井上一郎等也被他的厲色,嚇得齊齊退開一步,都驚駭地看着冷冰寒,而此時,冷冰寒按在桌子上的手輕輕下壓,厚重結實的紅木臺桌陡然間發出一陣酸澀的吱呀之聲,緊接着,“噼啪”一聲脆響,整個臺桌猛的分崩離析,清脆的碎裂聲中,臺桌在他這一壓之下變成一片廢料,桌上的東西散落一地,狼藉不堪。
放眼望着眼前匪夷所思的一幕,所有人不禁倒吸一口涼氣,單憑一己之力,輕易地破壞掉這堅比鐵石的紅木傢俱,這要擱在往日,打死他們也不敢相信,可眼下這個看似柔弱的年輕人,在他們每個人眼皮底下似乎很隨意就做到了,這恐怖的破壞力,讓所有人都不由的冷汗直流,雙腿顫抖。

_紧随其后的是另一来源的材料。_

template <bool QUIRK, bool ADAPTIVE = false>
__global__ void __launch_bounds__(kBlock) k_accumulate(PoolDev pool, LayersDev layers, const uint32_t* owned, uint32_t n_owned, uint32_t n_batch,
                                                     std::conditional_t<ADAPTIVE, float2, float4>* carry)
{
  static_assert(!(QUIRK && ADAPTIVE), "FH_FLAG_REFERENCE_FIRSTHIT does not combine with adaptive sampling");
  for (uint32_t i = blockIdx.x * blockDim.x + threadIdx.x; i < n_owned; i += gridDim.x * blockDim.x) {
    const uint32_t image_idx = owned[i];
    uint32_t n_spp = layers.sample_count[image_idx];
    f3 beauty = mk3(layers.beauty[image_idx]), position = mk3(layers.position[image_idx]), normal = mk3(layers.normal[image_idx]), albedo = mk3(layers.albedo[image_idx]);
    float depth = layers.depth[image_idx];
    const float4 tc4 = layers.texcoord[image_idx];
    float tcx = tc4.x, tcy = tc4.y;
    f3 apos = mk3(0.0f), anrm = mk3(0.0f), aalb = mk3(0.0f);
    float au = 0.0f, av = 0.0f, ad = 0.0f;
    if constexpr (QUIRK) {
      apos = mk3(carry[4 * (size_t)image_idx]); anrm = mk3(carry[4 * (size_t)image_idx + 1]); aalb = mk3(carry[4 * (size_t)image_idx + 2]);
      const float4 td = carry[4 * (size_t)image_idx + 3];
      au = td.x; av = td.y; ad = td.z;
    }
    float2 m = make_float2(0.0f, 0.0f);
    if constexpr (ADAPTIVE) m = carry[image_idx];
    for (uint32_t k = 0; k < n_batch; ++k) {
      const uint32_t p = k * n_owned + i;
      const f3 L = mk3(pool.rad[p]);
      const f3 radiance = bad3(L) ? mk3(0.0f) : L;
      if (!QUIRK) { apos = mk3(0.0f); anrm = mk3(0.0f); aalb = mk3(0.0f); au = av = ad = 0.0f; }
      if (pool.flags[p] & 1u) {
        apos = mk3(pool.aov_position[p]);
        anrm = mk3(pool.aov_normal[p]);
        aalb = mk3(pool.aov_albedo[p]);
        const float4 td = pool.aov_texdepth[p];
        au = td.x; av = td.y; ad = td.z;
      }
      const float coef = 1.0f / (n_spp + 1.0f);
      const float fn = (float)n_spp;
      beauty = coef * (fn * beauty + radiance);
      position = coef * (fn * position + apos);
      normal = coef * (fn * normal + anrm);
      depth = coef * (fn * depth + ad);
      tcx = coef * (fn * tcx + au);
      tcy = coef * (fn * tcy + av);
      albedo = coef * (fn * albedo + aalb);
      if constexpr (ADAPTIVE) moments_update(m.x, m.y, coef, fn, radiance);
      n_spp++;
    }
    if constexpr (ADAPTIVE) carry[image_idx] = m;
    if constexpr (QUIRK) {
      carry[4 * (size_t)image_idx] = mk4(apos, 0.0f); carry[4 * (size_t)image_idx + 1] = mk4(anrm, 0.0f); carry[4 * (size_t)image_idx + 2] = mk4(aalb, 0.0f);
      carry[4 * (size_t)image_idx + 3] = make_float4(au, av, ad, 0.0f);
    }
    layers.sample_count[image_idx] = n_spp;
    layers.beauty[image_idx] = mk4(beauty, 1.0f);
    layers.position[image_idx] = mk4(position, 1.0f);
    layers.normal[image_idx] = mk4(normal, 1.0f);
    layers.depth[image_idx] = depth;
    layers.texcoord[image_idx] = make_float4(tcx, tcy, 0.0f, 1.0f);
    layers.albedo[image_idx] = mk4(albedo, 1.0f);
  }
}

void sort_queue_by_cell(hipStream_t st, uint32_t blocks, const uint32_t* count_ptr, const uint32_t* q_in, const uint16_t* keys, uint32_t* bins, uint32_t* q_out)
{
  hipLaunchKernelGGL(k_cell_hist, dim3(blocks), dim3(kSortBlock), 0, st, count_ptr, keys, bins);
  hipLaunchKernelGGL(k_cell_scan, dim3(1), dim3(kSortBlock), 0, st, bins, bins + kCells);
  hipLaunchKernelGGL(k_cell_scatter, dim3(blocks), dim3(kSortBlock), 0, st, count_ptr, q_in, keys, bins + kCells, q_out);
}

template <typename F>
void with_bool(bool b, F&& f)
{
  if (b) f(std::true_type{});
  else f(std::false_type{});
}

uint32_t grid_for(uint32_t n)
{
  uint32_t b = (n + kBlock - 1) / kBlock;
  b = (b + 7u) & ~7u;
  return b < 8 ? 8 : (b > 8192 ? 8192 : b);
}

template <uint32_t LOBES>
void launch_shade(hipStream_t st, uint32_t grid, const SceneDev& sc, const FrameDev& fr, const PoolDev& pool, uint32_t cls, uint32_t depth, bool three)
{
  if (three && LOBES != L_ALL) hipLaunchKernelGGL((k_shade<LOBES, (LOBES == L_ALL ? FH_SHADE_BLOCKS : 3)>), dim3(grid), dim3(kBlock), 0, st, sc, fr, pool, cls, depth);
  else hipLaunchKernelGGL(k_shade<LOBES>, dim3(grid), dim3(kBlock), 0, st, sc, fr, pool, cls, depth);
}
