# nextpyp/cet_pick

Hardware: AMD Instinct MI355X
Metric: subtomograms/sec (MoCo-3D train) + voxels/sec (heatmap+NMS) at 1/2/4/8 GPU (higher is better)
Workload: dtype f32; 1 GPU; moco_main.py moco3d_18: 3D encoder, synthetic 512x512x128 tomogram, 32^3 subtomo crops, batch 64 per GPU, r=1024, dim=128, m=0.999, T=0.1, SGD lr 1e-3; global_batch=64, parallelism=dp1, hipgraph=True

## Files before the change

### cet_pick_amd/_lib.py

```python
import ctypes
import os

import torch

_HERE = os.path.dirname(os.path.abspath(__file__))
LIB_PATH = os.environ.get("CETPICK_HIP_LIB") or os.path.join(_HERE, "libcetpick_hip.so")

_c = ctypes
_P, _I, _F, _Z, _D, _L = _c.c_void_p, _c.c_int, _c.c_float, _c.c_size_t, _c.c_double, _c.c_long

SIGNATURES = {
    "mi_abi_version": (_I, []),
    "mi_graph_node_counts": (_I, [_P, _P]),
    "mi_debug_stamp": (_I, [_P, _P]),
    "mi_linear_stats_fwd_f32": (_I, [_P] * 5 + [_I] * 3 + [_P]),
    "mi_debug_last_conv_kernel": (_c.c_char_p, []),
    "mi_linear_bn_fwd_f32": (_I, [_P] * 5 + [_I] * 3 + [_P, _P, _F, _F] + [_P] * 4 + [_I, _P]),
    "mi_conv3d_stem_stats_workspace_bytes": (_Z, [_I] * 5),
    "mi_conv3d_stem_stats_f32": (_I, [_P, _P, _P] + [_I] * 5 + [_P, _P, _Z, _P]),
    "mi_build_arch": (_c.c_char_p, []),
    "mi_sigmoid_clamp": (_I, [_P, _P, _Z, _P]),
    "mi_nms3d": (_I, [_P, _P, _I, _I, _I, _I, _I, _P]),
    "mi_decode_workspace_bytes": (_Z, [_I, _I, _I, _I]),
    "mi_decode_workspace_init": (_I, [_P, _Z, _P]),
# ... 123 lines not shown
    "mi_ce_label0": (_I, [_P, _P, _P, _P, _I, _I, _F, _P]),
    "mi_ce_label0_fwd": (_I, [_P, _P, _P, _P, _P, _I, _I, _P, _P]),
    "mi_ce_label0_bwd": (_I, [_P, _P, _P, _P, _I, _I, _P]),
    "mi_conv3d_s2_dgrad_usable": (_I, [_I, _I, _I, _I]),
    "mi_conv3d_s2_dgrad_workspace_bytes": (_Z, [_I, _I]),
    "mi_conv3d_s2_dgrad_f32": (_I, [_P] * 7 + [_I, _I, _I, _I, _P, _Z, _P]),
    "mi_conv3d_s2_fwd_usable": (_I, [_I, _I, _I, _I]),
    "mi_conv3d_s2_fwd_workspace_bytes": (_Z, [_I, _I]),
    "mi_conv3d_s2_fwd_f32": (_I, [_P] * 5 + [_I, _I, _I, _I, _P, _Z, _P]),
    "mi_conv3d_s2_prep": (_I, [_P] * 6 + [_I, _P]),
    "mi_conv3d_s2_fwd_img_f32": (_I, [_P] * 4 + [_I] * 4 + [_P]),
    "mi_conv3d_s2_dgrad_img_f32": (_I, [_P] * 6 + [_I] * 4 + [_P]),
    "mi_ema_update": (_I, [_P, _P, _F, _L, _P]),
    "mi_sgd_step": (_I, [_P, _P, _P, _F, _F, _F, _L, _P]),
    "mi_sgd_step2": (_I, [_P, _P, _P, _P, _F, _F, _F, _L, _P]),
    "mi_scalar_accumulate": (_I, [_P, _P, _P, _P, _P, _P]),
    "mi_queue_enqueue": (_I, [_P, _P, _P, _I, _I, _I, _P]),
    "mi_kmeans_image_bytes": (_Z, [_I, _I]),
    "mi_kmeans_workspace_bytes": (_Z, [_L, _I, _I]),
    "mi_kmeans_prep": (_I, [_P, _I, _I, _P, _P]),
    "mi_kmeans_xnorm": (_I, [_P, _L, _I, _P, _P]),
    "mi_kmeans_assign": (_I, [_P, _P, _P, _L, _I, _I, _P, _P, _P, _Z, _P]),
    "mi_kmeans_update": (_I, [_P, _P, _L, _I, _I, _P, _P, _P, _P, _P, _Z, _P]),
}

_lib = None


class HipExtensionError(RuntimeError):
    pass
# ... 80 lines not shown
```

### cet_pick_amd/csrc/conv_direct3.hip

```cpp
#include "common.h"
#include <type_traits>
#include <algorithm>

namespace {

using f32x16 = __attribute__((ext_vector_type(16))) float;
typedef __bf16 bf16x8 __attribute__((ext_vector_type(8)));
typedef unsigned u32x4 __attribute__((ext_vector_type(4)));

constexpr int C = 64;
constexpr int PLANE = 64;
constexpr int TZ = 2;
constexpr int PZ = TZ + 2;
constexpr int NV = PZ * PLANE;
constexpr int LEAD = 16;
constexpr int ZREC = 34;
constexpr int NREC = LEAD + NV + ZREC;
constexpr int ARR = NREC * 16;
constexpr int KS = C / 16;
constexpr int PL_BYTES = 2 * ARR;
constexpr int KS_BYTES = 3 * PL_BYTES;
constexpr int LDS_BYTES = KS * KS_BYTES;
constexpr int ZBASE = (LEAD + NV) * 16;
constexpr int WBLK = 1024;
constexpr int WSTEP = 2 * 3 * WBLK;
constexpr int NTAP = 27;
constexpr int NSTEP = KS * NTAP;
constexpr int WIMG_BYTES = NSTEP * WSTEP;
constexpr int RB = 6;
static_assert(NSTEP % RB == 0, "ring slots");
static_assert(LDS_BYTES <= 160 * 1024, "patch must fit the CU's LDS");
static_assert(((LEAD + NV) & 15) == 0, "zero region must start at a record = 0 (mod 16)");
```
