template <int DP>
__global__ __launch_bounds__(256, 2) void attn_fwd32_kernel(const AttnParams p) {
  constexpr int KS = DP / 16;
  constexpr int DB = DP / 32;
  constexpr int KSTR = Fwd32Cfg<DP>::KSTR, VSTR = Fwd32Cfg<DP>::VSTR;
  constexpr int BQW = 128;
  __shared__ __attribute__((aligned(16))) bf16_bits Ks[2][BKV * KSTR];
  __shared__ __attribute__((aligned(16))) bf16_bits Vs[2][BKV * VSTR];

  const int tid = threadIdx.x, lane = tid & 63, wave = tid >> 6, hi = lane >> 5;
  const int nqb = (p.S + BQW - 1) / BQW;
  const int wi = p.xcd_map ? xcd_contiguous(blockIdx.x, gridDim.x) : blockIdx.x;
  const int bh = wi / nqb, b = bh / p.H, h = bh - b * p.H, q0 = (wi - bh * nqb) * BQW;
  const int qrow = q0 + wave * 32 + (lane & 31);
  const int qrow_c = qrow < p.S ? qrow : p.S - 1;
  const int kvlen = p.kv_len ? p.kv_len[b] : p.S;
  int kv_end = kvlen < p.S ? kvlen : p.S;
  if (p.causal) kv_end = kv_end < (q0 + BQW) ? kv_end : (q0 + BQW);
  const int ntiles = (kv_end + BKV - 1) / BKV;

  const bf16_bits* Qb = p.Q + (int64_t)b * p.S * p.q_stride + (int64_t)h * p.hd;
  const bf16_bits* Kb = p.K + (int64_t)b * p.S * p.k_stride + (int64_t)h * p.hd;
  const bf16_bits* Vb = p.V + (int64_t)b * p.S * p.v_stride + (int64_t)h * p.hd;

  bf16x8_bits qf[KS];
#pragma unroll
  for (int s = 0; s < KS; ++s) qf[s] = gload8_nb<DP>(Qb, p.q_stride, qrow_c, 16 * s + 8 * hi, p.hd);

  f32x16 accO[DB];
#pragma unroll
  for (int d = 0; d < DB; ++d)
#pragma unroll
    for (int r = 0; r < 16; ++r) accO[d][r] = 0.f;
  float m_run = -INFINITY, l_run = 0.f;
  const float sl2 = p.scale * LOG2E;

  TileStageS<DP, KSTR, 256> kst;
  TileStageS<DP, VSTR, 256> vst;
  if (ntiles > 0) {
    kst.load(Kb, p.k_stride, 0, p.S - 1, p.hd, tid);
    vst.load(Vb, p.v_stride, 0, p.S - 1, p.hd, tid);
    kst.store(Ks[0], tid);
    vst.store(Vs[0], tid);
  }
  __syncthreads();

  auto tile = [&](int t, auto mask_tag) {
    constexpr bool MASK = decltype(mask_tag)::value;
    const bf16_bits* Kt = Ks[t & 1];
    const bf16_bits* Vt = Vs[t & 1];
    kst.load(Kb, p.k_stride, (t + 1) * BKV, p.S - 1, p.hd, tid);
    vst.load(Vb, p.v_stride, (t + 1) * BKV, p.S - 1, p.hd, tid);
    f32x16 accS[2];
#pragma unroll
    for (int kb = 0; kb < 2; ++kb)
#pragma unroll
      for (int r = 0; r < 16; ++r) accS[kb][r] = 0.f;
    {
      constexpr int HS = KS / 2;
      const bf16_bits* krow = Kt + (lane & 31) * KSTR + 8 * hi;
      bf16x8_bits ka[HS], kb_[HS];
#pragma unroll
      for (int s = 0; s < HS; ++s) ka[s] = *reinterpret_cast<const bf16x8_bits*>(krow + 16 * s);
#pragma unroll
      for (int s = 0; s < HS; ++s) kb_[s] = *reinterpret_cast<const bf16x8_bits*>(krow + 16 * (HS + s));
      __builtin_amdgcn_sched_barrier(0);
#pragma unroll
      for (int s = 0; s < HS; ++s) accS[0] = __builtin_amdgcn_mfma_f32_32x32x16_bf16(ka[s], qf[s], accS[0], 0, 0, 0);
      __builtin_amdgcn_sched_barrier(0);
#pragma unroll
      for (int s = 0; s < HS; ++s) ka[s] = *reinterpret_cast<const bf16x8_bits*>(krow + 32 * KSTR + 16 * s);
      __builtin_amdgcn_sched_barrier(0);
#pragma unroll
      for (int s = 0; s < HS; ++s) accS[0] = __builtin_amdgcn_mfma_f32_32x32x16_bf16(kb_[s], qf[HS + s], accS[0], 0, 0, 0);
      __builtin_amdgcn_sched_barrier(0);
#pragma unroll
      for (int s = 0; s < HS; ++s) kb_[s] = *reinterpret_cast<const bf16x8_bits*>(krow + 32 * KSTR + 16 * (HS + s));
      __builtin_amdgcn_sched_barrier(0);
#pragma unroll
      for (int s = 0; s < HS; ++s) accS[1] = __builtin_amdgcn_mfma_f32_32x32x16_bf16(ka[s], qf[s], accS[1], 0, 0, 0);
#pragma unroll
      for (int s = 0; s < HS; ++s) accS[1] = __builtin_amdgcn_mfma_f32_32x32x16_bf16(kb_[s], qf[HS + s], accS[1], 0, 0, 0);
    }
    const int kbase = t * BKV;
    float mx = -INFINITY;
#pragma unroll
    for (int kb = 0; kb < 2; ++kb)
#pragma unroll
      for (int r = 0; r < 16; ++r) {
        if constexpr (MASK) {
          const int key = kbase + kb * 32 + (r & 3) + 8 * (r >> 2) + 4 * hi;
          const bool ok = key < kvlen && (!p.causal || key <= qrow);
          accS[kb][r] = ok ? accS[kb][r] : -INFINITY;
        }
        mx = fmaxf(mx, accS[kb][r]);
      }
    mx = fmaxf(mx, __shfl_xor(mx, 32, 64));
    const float m_new = fmaxf(m_run, mx);
    const float m_safe = (m_new == -INFINITY) ? 0.f : m_new;
    const float alpha = __builtin_amdgcn_exp2f((m_run - m_safe) * sl2);
    const float moff = -m_safe * sl2;
    float psum = 0.f;
#pragma unroll
    for (int kb = 0; kb < 2; ++kb)
#pragma unroll
      for (int r = 0; r < 16; ++r) {
        const float pv = __builtin_amdgcn_exp2f(__builtin_fmaf(accS[kb][r], sl2, moff));
        accS[kb][r] = pv;
        psum += pv;
      }
    l_run = l_run * alpha + psum;
    m_run = m_new;
#pragma unroll
    for (int d = 0; d < DB; ++d)
#pragma unroll
      for (int r = 0; r < 16; ++r) accO[d][r] *= alpha;
#pragma unroll
    for (int kb = 0; kb < 2; ++kb)
#pragma unroll
      for (int tt = 0; tt < 2; ++tt) {
        bf16x8_bits pf;
#pragma unroll
        for (int j = 0; j < 8; ++j) pf[j] = f2bf_s(accS[kb][8 * tt + j]);
#pragma unroll
        for (int d = 0; d < DB; ++d)
          accO[d] = __builtin_amdgcn_mfma_f32_32x32x16_bf16(tr_frag32(Vt, kb * 32 + 16 * tt, d * 32, VSTR, lane), pf, accO[d], 0, 0, 0);
      }
    kst.store(Ks[(t + 1) & 1], tid);
    vst.store(Vs[(t + 1) & 1], tid);
    __syncthreads();
  };
  int n_free = kvlen / BKV;
  if (p.causal) n_free = n_free < (q0 / BKV) ? n_free : (q0 / BKV);
  if (n_free > ntiles) n_free = ntiles;
  for (int t = 0; t < n_free; ++t) tile(t, std::false_type{});
  for (int t = n_free; t < ntiles; ++t) tile(t, std::true_type{});
  l_run += __shfl_xor(l_run, 32, 64);
  const float inv_l = l_run > 0.f ? 1.0f / l_run : 0.f;
  if (qrow < p.S) {
    bf16_bits* Ob = p.Oout + ((int64_t)b * p.S + qrow) * p.o_stride + (int64_t)h * p.hd;
#pragma unroll
    for (int d = 0; d < DB; ++d)
#pragma unroll
      for (int rq = 0; rq < 4; ++rq) {
        const int col = d * 32 + 8 * rq + 4 * hi;
        if (col < p.hd) {
          bf16x4_bits o;
#pragma unroll
          for (int j = 0; j < 4; ++j) o[j] = f2bf_s(accO[d][4 * rq + j] * inv_l);
          *reinterpret_cast<bf16x4_bits*>(Ob + col) = o;
        }
      }
    if (hi == 0 && p.lse) p.lse[((int64_t)b * p.H + h) * p.S + qrow] = m_run * sl2 * LN2 + __logf(l_run);
  }
}
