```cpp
template <int D, int KN>
__global__ void __launch_bounds__(NT, GPSAT_MIN_WG) gp_tile_kernel(const KernelArgs A) {
    constexpr int H = D + 2;
    Ctx<D, KN> c;
    c.tid = threadIdx.x;
    c.lane = c.tid & 63;
    c.w = c.tid >> 6;
    c.h = c.lane >> 5;
    c.g = c.lane & 31;
    Shared* sh = shared_state();
    c.L = lds_layout(D, A.NBmax);
    float* const ws_own = A.ws + (size_t)blockIdx.x * A.ws_stride;
    c.ws = ws_own;
    c.zb = (int)(A.ws_stride / BLK) - 1;
    if (c.w == 0) { stg(c.ws, c.zb, c.lane, zero16()); coop_drain(); }
    constexpr bool COOP_BUILD = (NW == 8);
    const bool coop_on = COOP_BUILD && A.coop != nullptr;
    gCoopCtl* const ctl_own = as_gctl(A.coop) + blockIdx.x;
    if (c.tid == 0) { sh->hp[0] = -1; sh->hp[1] = -1; sh->hp[2] = -1; sh->coop_now = 0; sh->coop_seq = 0; }
    c.prof = sh->prof;
    c.trace = nullptr;
#ifdef GPSAT_PROFILE
    if (blockIdx.x == 0 && A.prof) c.trace = A.prof + 64;
    if (c.tid < NW) sh->tcnt[c.tid] = 0;
    int prof_ntiles = 0;
    unsigned long long prof_empty = 0;
    if (c.tid < NW * 16) sh->prof[c.tid] = 0ull;
    const unsigned long long prof_k0 = __builtin_amdgcn_s_memtime(), prof_r0 = __builtin_amdgcn_s_memrealtime();
#endif
    OptCfg o = opt_cfg(A);
    o.ms_S = A.ms_S; o.ms_starts = A.ms_starts; o.ms_state = A.ms_state; o.ms_fout = A.ms_fout;

    const bool sliced = A.seg_cost > 0;
    const bool defer_on = (NW == 4) && sliced && A.pq != nullptr;
    const int my_cu = defer_on ? cu_index() : 0;
#ifdef GPSAT_PROFILE
    unsigned long long prof_pred = 0;
#endif
    for (;;) {
        __syncthreads();
        HelpArgs ha;
        ha.coop = A.coop; ha.ws = A.ws; ha.ws_stride = A.ws_stride; ha.obs_off = A.obs_off; ha.X = A.X;
        ha.grid = (int)gridDim.x;
        ha.xcd_mode = (A.coop_force >> 2) & 3;
        if (sliced && coop_on) {
            if (c.tid == 0) sh->hp[7] = (int)ring_claim(A);
            for (int spins = 0;; ++spins) {
                if (c.tid == 0) sh->tile = (spins > (1 << 22)) ? -1 : ring_look(A, (unsigned)sh->hp[7]);
                __syncthreads();
                if (sh->tile != -2) break;
                helper_episode<D, KN>(c, ha);
            }
        } else if (defer_on) {
#ifdef GPSAT_PROFILE
            const unsigned long long tw0 = __builtin_amdgcn_s_memtime();
            if (c.tid == 0 && prof_empty == 0 && ring_waiting_tiles(A) <= 0) prof_empty = __builtin_amdgcn_s_memrealtime();
            prof_pred = 0;
#endif
            if (c.tid == 0) sh->hp[7] = (int)ring_claim(A);
            for (int spins = 0;;) {
                if (c.tid == 0) {
                    int e = ring_look(A, (unsigned)sh->hp[7]);
                    sh->hp[5] = -1;
                    if (e == -2) {
                        if (spins > (1 << 25)) e = -1;
                        else {
                            const int q = __hip_atomic_load(&A.cu_busy[my_cu], __ATOMIC_RELAXED, __HIP_MEMORY_SCOPE_AGENT) == 0 ? pq_claim(A) : -1;
                            if (q >= 0) { sh->hp[5] = q; sh->hp[4] = pq_wait_entry(A, q); }
                            else { ++spins; __builtin_amdgcn_s_sleep(64); }
                        }
                    }
                    sh->tile = e;
                }
                __syncthreads();
                const int e = sh->tile, q = sh->hp[5], qt = sh->hp[4];
                __syncthreads();
                if (e != -2) break;
                if (q >= 0 && qt >= 0) {
#ifdef GPSAT_PROFILE
                    const unsigned long long tp0 = __builtin_amdgcn_s_memtime();
#endif
                    pq_predict<D, KN>(c, A, q, qt, ws_own);
#ifdef GPSAT_PROFILE
                    prof_pred += __builtin_amdgcn_s_memtime() - tp0;
#endif
                }
            }
#ifdef GPSAT_PROFILE
            if (c.tid == 0) sh->prof[13] += __builtin_amdgcn_s_memtime() - tw0 - prof_pred;
#endif
        } else if (c.tid == 0) {
            if (sliced) {
#ifdef GPSAT_PROFILE
                const unsigned long long tw0 = __builtin_amdgcn_s_memtime();
                if (prof_empty == 0 && ring_waiting_tiles(A) <= 0) prof_empty = __builtin_amdgcn_s_memrealtime();
#endif
                sh->tile = ring_pop(A);
#ifdef GPSAT_PROFILE
                sh->prof[13] += __builtin_amdgcn_s_memtime() - tw0;
#endif
            } else {
                const int slot = atomicAdd(A.queue, 1);
                sh->tile = slot < A.T ? A.order[slot] : -1;
            }
        }
        __syncthreads();
        int entry = sh->tile;
        if (entry == -1 && coop_on && !sliced) {
            for (;;) {
                if (c.tid == 0) sh->hp[6] = __hip_atomic_load(A.coop_live, RLX_AGENT);
                __syncthreads();
                if (sh->hp[6] <= 0) break;
                helper_episode<D, KN>(c, ha);
            }
        }
        if (entry == -1) break;
#ifdef GPSAT_PROFILE
        if (c.tid == 0) sh->tron = (prof_ntiles == 2);
// ... 223 lines not shown
```

gpsat_amd/csrc/gpsat_opt.h:

```cpp
#ifndef GPSAT_OPT_H
#define GPSAT_OPT_H

#ifndef GPSAT_NW
#define GPSAT_NW 4
#endif
constexpr int NW = GPSAT_NW;
constexpr int NT = 64 * NW;
constexpr int HMAX = 6;
constexpr int MH = 10;

struct Shared {
    double theta[HMAX];
    double gth[HMAX];
    double nll;
    double logdet;
    double red[8][8];
    double lo[HMAX], hi[HMAX], shift[HMAX];
    double u[HMAX], g[HMAX], f;
    double ut[HMAX], gt[HMAX], ft;
    double ub[HMAX], gb[HMAX];
    double d[HMAX];
    double S[MH][HMAX], Y[MH][HMAX], rho_[MH];
    double m1[HMAX], m2[HMAX];
    double t, t_prev, f_prev, dphi_prev, t_lo, f_lo, dphi_lo, t_hi, f_hi, dphi_hi, dphi0, t_best, f_best, last_dec;
    int ls_phase, ls_iter, ls_done, ls_ok;
    int hist_n, hist_pos;
    int trainable[HMAX];
    int box[HMAX];
    int fail, done, status, n_eval, n_eval_opt, iter, phase, want_grad;
    int tile;
    int g0done;
    int gnext[2];
#ifdef GPSAT_PT_FLAGS
    int ready, parked, whfree;
    int gdone[2];
    int qhead;
    int colrow[GPSAT_PT_MAXNB];
#endif
    int gradnext;
    int coop_seq;
    int coop_now;
    int hp[8];
#ifdef GPSAT_PROFILE
    unsigned long long prof[NW * 16];
    int tcnt[NW], tron;
#else
    unsigned long long prof[1];
#endif
};


static __device__ inline double softplus_d(double x) { return log1p(exp(-fabs(x))) + fmax(x, 0.0); }

static __device__ __noinline__ double theta_of_u(const Shared* sh, int i, double u) {
    if (sh->box[i] == 2) return exp(u);
    if (sh->box[i]) return sh->lo[i] + (sh->hi[i] - sh->lo[i]) / (1.0 + exp(-u));
    return softplus_d(u) + sh->shift[i];
}
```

田中一夫被他的眼神刺激地幾乎快要發狂了,猛地站起身來,渾身哆嗦。他拼命想笑,想藉着笑容來恢復自己的鬥志和儀態,怎奈那笑容卻比哭還要難看,眼鼻口擠壓在一起,如厲鬼一般淒厲。(11)
“就是,輸不起呀,趕快賠錢!”所有人也起鬨起來,甚至全都湧了上來,看那羣起激憤的樣子,賭場方要是再不賠錢,他們的情緒就要失控了,沉悶的語調中,肅殺一片。
田中一夫一副失魂落魄的樣子,井上一郎也彷彿失去了主心骨一般,在四周嘈雜激憤的吶喊聲中,面色也是死灰一片,嘴角也哆嗦起來,內心惶恐,色厲內荏地喊道:“你們要幹什麼,誰敢跑到櫻花會的地盤來撒野?”說罷立即通過對講機將樓裏所有的保安人員全部叫到了三十四層上。
衆人登時爲之語塞,大家此時才意識到,這個月舞俱樂部可是櫻花會的地盤,可不是自己這些人能夠得罪的,錢雖然重要,但似乎命更重要。好些已經心生退意,心裏還暗罵道:“等老子以後再來收你,櫻花會,我呸!”但大多數人也知道,這不過只能想想,櫻花會遠不是他們敢招惹的。